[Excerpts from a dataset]
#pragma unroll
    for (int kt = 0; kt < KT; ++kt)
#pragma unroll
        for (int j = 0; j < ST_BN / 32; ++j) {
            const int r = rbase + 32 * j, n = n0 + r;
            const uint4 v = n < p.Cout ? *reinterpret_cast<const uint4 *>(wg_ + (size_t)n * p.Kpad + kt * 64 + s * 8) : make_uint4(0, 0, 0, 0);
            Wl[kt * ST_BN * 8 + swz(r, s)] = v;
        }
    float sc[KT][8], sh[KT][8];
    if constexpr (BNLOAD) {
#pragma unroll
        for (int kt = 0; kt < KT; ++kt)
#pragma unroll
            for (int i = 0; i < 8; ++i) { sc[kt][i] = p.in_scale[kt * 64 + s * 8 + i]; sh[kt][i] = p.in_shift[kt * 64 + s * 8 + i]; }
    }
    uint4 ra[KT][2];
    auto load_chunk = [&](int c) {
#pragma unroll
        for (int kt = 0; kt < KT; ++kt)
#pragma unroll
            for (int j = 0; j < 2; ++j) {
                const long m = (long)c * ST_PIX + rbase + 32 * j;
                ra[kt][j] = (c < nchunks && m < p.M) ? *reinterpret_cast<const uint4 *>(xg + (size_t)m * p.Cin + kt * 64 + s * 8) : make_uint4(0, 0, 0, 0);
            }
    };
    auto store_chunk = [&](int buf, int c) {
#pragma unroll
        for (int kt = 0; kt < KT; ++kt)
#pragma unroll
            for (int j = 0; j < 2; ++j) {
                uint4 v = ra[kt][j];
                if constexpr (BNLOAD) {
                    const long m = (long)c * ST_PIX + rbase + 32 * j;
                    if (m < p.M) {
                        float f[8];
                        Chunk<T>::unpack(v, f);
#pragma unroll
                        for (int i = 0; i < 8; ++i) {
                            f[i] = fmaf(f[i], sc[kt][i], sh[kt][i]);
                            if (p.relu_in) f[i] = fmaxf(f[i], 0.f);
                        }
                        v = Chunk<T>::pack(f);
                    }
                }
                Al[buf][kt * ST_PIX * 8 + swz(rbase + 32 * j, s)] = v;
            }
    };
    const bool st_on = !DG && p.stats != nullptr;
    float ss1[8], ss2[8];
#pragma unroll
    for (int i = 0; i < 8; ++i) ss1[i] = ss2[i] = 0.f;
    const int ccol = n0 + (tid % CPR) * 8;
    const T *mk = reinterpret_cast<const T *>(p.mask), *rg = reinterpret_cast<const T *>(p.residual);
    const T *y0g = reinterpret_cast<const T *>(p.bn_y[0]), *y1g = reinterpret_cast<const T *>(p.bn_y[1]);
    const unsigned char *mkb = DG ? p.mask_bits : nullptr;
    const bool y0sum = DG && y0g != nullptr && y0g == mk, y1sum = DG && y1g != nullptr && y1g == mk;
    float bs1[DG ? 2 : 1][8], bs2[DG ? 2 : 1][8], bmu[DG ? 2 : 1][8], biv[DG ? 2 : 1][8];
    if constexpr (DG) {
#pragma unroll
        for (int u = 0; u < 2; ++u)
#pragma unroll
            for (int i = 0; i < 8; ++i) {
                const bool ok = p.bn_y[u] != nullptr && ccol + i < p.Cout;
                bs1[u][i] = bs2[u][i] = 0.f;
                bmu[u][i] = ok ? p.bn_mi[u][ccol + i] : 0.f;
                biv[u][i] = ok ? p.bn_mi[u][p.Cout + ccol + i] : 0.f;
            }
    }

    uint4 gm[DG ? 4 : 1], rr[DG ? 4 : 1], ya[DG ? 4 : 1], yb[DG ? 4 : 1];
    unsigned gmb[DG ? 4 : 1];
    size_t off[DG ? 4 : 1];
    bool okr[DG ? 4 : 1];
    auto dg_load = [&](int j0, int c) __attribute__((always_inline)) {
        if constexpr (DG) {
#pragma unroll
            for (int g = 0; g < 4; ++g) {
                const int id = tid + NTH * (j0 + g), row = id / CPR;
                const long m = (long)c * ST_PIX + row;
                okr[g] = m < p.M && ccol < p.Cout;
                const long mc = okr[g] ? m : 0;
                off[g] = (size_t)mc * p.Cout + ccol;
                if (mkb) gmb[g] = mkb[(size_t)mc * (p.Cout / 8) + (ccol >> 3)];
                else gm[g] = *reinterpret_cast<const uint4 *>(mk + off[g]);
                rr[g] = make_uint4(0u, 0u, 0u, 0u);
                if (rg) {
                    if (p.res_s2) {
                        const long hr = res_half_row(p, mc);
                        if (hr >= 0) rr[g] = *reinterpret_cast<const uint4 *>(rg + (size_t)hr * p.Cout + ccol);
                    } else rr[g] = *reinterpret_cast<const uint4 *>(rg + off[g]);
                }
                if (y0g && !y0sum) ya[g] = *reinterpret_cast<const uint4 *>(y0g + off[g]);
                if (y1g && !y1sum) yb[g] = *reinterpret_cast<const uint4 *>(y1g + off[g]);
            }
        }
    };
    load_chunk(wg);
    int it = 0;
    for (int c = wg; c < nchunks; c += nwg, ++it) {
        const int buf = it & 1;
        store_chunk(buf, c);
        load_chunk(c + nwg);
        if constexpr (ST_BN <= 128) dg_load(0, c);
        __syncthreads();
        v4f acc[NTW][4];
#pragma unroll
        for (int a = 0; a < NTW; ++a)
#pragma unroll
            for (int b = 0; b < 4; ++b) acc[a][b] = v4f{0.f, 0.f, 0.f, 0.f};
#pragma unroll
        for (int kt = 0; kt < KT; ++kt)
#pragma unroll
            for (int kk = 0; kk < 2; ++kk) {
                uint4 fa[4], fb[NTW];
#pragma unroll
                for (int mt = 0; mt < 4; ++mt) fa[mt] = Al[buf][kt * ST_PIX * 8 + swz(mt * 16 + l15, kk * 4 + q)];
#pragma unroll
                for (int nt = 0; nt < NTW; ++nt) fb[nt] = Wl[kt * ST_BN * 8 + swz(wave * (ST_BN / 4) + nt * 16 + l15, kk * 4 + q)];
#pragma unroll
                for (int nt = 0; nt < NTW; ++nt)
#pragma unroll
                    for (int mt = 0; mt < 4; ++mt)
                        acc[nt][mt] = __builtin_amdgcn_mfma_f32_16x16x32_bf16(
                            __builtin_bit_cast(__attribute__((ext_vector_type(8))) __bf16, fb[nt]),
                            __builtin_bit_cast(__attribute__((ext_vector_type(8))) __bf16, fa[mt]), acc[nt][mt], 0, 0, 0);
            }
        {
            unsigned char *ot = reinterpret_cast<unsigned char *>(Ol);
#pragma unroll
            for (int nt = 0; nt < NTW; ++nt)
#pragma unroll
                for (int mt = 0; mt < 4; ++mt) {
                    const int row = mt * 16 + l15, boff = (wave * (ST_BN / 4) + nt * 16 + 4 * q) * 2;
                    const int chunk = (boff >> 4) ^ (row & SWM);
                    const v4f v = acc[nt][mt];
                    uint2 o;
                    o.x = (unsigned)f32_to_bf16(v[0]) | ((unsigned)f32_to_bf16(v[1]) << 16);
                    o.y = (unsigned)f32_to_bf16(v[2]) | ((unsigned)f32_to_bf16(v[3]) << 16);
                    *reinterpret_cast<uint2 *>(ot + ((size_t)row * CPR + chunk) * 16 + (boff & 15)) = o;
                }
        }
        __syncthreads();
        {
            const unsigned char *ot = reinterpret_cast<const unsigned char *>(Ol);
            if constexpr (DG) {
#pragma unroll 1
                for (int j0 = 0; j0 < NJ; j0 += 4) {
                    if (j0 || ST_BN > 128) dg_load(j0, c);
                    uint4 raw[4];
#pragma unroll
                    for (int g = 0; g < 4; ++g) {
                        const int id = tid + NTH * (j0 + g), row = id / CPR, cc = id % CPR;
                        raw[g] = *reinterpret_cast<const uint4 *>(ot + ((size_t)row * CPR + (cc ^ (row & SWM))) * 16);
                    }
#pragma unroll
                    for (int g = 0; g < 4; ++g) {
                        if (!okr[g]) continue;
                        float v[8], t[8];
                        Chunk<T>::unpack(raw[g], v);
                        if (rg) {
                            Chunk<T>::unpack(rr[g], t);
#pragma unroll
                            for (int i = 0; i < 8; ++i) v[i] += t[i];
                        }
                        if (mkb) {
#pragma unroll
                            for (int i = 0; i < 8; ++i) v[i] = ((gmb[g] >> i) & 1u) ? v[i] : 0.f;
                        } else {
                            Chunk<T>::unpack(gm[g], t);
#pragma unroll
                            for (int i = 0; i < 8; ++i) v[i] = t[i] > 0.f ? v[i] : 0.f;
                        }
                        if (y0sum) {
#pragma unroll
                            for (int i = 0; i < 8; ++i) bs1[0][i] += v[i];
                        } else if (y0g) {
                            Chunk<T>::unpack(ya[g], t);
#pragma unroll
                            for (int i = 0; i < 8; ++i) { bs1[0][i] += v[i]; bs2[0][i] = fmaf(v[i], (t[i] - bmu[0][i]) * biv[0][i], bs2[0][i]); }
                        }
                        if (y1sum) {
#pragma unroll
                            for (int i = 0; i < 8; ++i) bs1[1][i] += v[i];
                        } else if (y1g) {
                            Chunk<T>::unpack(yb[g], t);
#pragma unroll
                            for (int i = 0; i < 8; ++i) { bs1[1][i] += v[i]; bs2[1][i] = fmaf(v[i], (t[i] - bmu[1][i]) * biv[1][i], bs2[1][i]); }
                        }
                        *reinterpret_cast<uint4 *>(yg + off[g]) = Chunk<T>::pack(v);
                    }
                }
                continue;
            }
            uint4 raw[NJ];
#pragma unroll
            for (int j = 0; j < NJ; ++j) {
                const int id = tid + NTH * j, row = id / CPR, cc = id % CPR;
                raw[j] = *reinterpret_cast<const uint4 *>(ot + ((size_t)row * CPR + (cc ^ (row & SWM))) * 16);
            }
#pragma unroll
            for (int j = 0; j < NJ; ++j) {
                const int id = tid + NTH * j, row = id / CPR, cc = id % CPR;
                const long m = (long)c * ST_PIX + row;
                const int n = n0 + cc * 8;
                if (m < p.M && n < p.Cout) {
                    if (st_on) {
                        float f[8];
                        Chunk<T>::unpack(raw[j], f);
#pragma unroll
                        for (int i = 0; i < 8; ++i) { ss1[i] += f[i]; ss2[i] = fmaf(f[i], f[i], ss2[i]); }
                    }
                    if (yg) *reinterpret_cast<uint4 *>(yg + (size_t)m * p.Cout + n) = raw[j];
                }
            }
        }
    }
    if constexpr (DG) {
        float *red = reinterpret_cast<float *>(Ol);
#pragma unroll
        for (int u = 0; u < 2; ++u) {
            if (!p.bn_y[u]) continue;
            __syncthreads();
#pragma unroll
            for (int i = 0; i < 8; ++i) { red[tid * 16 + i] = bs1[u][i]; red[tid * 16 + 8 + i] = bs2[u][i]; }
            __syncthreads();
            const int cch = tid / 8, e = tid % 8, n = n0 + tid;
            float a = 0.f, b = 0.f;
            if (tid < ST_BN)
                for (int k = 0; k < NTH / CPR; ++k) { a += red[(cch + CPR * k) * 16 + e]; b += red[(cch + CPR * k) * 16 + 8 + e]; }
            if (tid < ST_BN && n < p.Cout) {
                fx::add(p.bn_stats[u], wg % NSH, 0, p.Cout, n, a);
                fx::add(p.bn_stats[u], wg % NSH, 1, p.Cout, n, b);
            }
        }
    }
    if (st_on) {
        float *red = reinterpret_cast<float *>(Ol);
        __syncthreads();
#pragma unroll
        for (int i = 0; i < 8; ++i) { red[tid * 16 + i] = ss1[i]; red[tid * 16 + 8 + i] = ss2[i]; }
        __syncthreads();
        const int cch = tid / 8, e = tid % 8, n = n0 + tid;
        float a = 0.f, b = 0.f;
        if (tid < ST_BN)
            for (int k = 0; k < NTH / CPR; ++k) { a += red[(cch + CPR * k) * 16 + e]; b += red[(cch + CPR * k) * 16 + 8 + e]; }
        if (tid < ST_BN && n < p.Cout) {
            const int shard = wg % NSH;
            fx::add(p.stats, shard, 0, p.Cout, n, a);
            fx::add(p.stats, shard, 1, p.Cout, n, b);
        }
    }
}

Exercise brief ▸ Please output an exact copy of the lines above, from the opening line of the data down to the line that contains "const int r = rbase".

Your response ▸
#pragma unroll
    for (int kt = 0; kt < KT; ++kt)
#pragma unroll
        for (int j = 0; j < ST_BN / 32; ++j) {
            const int r = rbase + 32 * j, n = n0 + r;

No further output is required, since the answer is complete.